Task statement: Could you find every line in the records below that contains the word "nullptr" and copy it?

Provided entries:
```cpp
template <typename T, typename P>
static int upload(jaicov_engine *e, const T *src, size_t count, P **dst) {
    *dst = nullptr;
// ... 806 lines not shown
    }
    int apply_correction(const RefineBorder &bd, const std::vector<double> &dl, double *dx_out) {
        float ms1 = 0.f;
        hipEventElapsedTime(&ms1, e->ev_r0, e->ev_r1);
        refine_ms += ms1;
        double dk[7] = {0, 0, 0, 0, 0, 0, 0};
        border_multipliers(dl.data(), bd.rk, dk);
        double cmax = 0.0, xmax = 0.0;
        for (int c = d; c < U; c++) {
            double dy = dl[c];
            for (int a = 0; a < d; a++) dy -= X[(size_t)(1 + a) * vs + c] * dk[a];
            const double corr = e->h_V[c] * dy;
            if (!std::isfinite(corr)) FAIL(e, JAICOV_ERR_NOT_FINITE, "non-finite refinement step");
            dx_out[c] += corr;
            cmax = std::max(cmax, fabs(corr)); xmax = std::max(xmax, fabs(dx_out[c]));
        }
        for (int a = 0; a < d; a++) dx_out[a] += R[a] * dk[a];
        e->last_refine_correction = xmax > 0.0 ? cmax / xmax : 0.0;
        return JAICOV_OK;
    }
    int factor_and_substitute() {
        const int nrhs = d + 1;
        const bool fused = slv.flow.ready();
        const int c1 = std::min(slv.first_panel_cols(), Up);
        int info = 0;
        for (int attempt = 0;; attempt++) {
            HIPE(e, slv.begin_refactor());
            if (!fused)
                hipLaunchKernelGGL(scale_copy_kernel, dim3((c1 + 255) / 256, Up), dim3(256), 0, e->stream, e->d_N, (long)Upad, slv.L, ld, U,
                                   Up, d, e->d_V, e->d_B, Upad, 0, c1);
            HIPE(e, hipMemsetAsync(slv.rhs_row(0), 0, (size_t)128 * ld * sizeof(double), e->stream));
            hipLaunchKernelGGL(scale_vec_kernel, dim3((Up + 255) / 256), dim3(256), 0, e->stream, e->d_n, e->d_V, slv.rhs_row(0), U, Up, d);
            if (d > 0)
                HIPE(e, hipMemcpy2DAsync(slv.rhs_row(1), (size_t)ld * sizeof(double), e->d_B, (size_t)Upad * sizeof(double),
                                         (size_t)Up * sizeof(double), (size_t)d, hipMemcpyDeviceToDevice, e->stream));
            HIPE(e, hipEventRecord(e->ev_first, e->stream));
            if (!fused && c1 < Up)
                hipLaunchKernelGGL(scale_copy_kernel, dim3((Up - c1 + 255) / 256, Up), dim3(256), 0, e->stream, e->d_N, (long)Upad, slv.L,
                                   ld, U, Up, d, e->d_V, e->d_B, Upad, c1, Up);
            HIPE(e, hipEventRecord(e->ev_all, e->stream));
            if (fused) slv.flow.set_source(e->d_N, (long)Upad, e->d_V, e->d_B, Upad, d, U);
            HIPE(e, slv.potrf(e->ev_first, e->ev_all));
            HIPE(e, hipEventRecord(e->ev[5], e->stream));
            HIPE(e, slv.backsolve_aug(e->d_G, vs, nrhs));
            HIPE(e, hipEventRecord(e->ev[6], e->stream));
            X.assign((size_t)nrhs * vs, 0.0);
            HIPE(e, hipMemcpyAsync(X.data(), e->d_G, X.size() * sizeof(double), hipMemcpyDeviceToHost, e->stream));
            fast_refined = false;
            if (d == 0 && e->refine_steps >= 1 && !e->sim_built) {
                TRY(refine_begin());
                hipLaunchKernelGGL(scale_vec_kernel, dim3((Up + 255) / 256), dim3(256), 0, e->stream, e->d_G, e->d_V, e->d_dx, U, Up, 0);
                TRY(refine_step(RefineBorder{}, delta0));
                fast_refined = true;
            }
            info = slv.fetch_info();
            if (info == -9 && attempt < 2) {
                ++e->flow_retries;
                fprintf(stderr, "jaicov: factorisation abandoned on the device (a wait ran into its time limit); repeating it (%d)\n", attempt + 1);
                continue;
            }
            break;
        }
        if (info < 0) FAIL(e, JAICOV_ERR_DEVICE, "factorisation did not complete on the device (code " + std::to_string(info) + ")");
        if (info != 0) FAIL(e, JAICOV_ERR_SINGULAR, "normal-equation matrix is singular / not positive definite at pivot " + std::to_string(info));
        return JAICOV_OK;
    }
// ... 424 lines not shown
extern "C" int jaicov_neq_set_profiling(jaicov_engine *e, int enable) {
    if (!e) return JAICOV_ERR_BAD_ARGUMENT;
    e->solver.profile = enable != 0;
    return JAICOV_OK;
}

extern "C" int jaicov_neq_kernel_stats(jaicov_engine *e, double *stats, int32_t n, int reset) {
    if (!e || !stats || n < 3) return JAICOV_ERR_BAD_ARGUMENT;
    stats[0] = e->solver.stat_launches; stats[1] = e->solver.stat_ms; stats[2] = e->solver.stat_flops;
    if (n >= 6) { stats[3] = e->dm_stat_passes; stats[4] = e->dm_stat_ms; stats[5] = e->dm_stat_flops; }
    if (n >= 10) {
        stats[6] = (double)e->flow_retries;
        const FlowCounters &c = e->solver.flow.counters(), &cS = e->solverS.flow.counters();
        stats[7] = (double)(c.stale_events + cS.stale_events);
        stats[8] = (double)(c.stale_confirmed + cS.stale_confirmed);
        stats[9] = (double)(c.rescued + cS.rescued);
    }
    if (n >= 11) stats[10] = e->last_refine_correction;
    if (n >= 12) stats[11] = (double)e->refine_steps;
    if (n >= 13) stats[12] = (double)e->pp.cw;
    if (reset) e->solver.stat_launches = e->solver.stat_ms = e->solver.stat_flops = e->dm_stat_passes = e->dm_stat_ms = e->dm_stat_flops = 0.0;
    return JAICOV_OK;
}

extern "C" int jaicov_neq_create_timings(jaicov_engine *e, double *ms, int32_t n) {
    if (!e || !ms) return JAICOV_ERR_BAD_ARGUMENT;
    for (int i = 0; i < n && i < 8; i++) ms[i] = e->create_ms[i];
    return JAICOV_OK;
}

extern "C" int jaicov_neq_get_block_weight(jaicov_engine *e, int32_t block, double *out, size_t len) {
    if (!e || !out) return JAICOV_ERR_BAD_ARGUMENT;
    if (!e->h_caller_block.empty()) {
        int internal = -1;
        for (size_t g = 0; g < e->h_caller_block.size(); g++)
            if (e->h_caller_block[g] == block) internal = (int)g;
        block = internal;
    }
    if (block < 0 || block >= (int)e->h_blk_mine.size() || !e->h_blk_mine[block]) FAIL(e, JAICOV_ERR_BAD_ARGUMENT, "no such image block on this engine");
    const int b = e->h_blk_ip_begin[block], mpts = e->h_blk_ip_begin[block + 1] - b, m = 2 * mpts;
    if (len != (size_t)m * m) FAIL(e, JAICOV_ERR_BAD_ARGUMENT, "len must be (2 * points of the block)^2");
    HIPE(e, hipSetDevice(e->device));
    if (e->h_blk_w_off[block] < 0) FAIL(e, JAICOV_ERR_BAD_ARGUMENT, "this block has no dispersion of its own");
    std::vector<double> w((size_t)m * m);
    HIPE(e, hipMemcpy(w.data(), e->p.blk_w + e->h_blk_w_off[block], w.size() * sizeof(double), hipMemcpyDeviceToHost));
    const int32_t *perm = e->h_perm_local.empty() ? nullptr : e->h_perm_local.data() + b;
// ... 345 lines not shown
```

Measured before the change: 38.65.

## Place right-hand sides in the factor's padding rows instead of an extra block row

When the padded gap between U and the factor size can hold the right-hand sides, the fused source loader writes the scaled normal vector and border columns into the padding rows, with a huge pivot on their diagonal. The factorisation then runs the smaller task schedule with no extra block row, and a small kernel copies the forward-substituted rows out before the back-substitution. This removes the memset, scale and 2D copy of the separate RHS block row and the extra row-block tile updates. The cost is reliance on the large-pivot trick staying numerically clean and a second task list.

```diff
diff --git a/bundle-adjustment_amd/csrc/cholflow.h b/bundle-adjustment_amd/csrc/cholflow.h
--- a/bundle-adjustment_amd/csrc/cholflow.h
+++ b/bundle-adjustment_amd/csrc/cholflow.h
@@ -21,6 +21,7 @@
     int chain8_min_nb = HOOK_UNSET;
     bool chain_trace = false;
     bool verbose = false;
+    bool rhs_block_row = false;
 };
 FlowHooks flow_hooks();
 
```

Exercise result:
    *dst = nullptr;
    const int32_t *perm = e->h_perm_local.empty() ? nullptr : e->h_perm_local.data() + b;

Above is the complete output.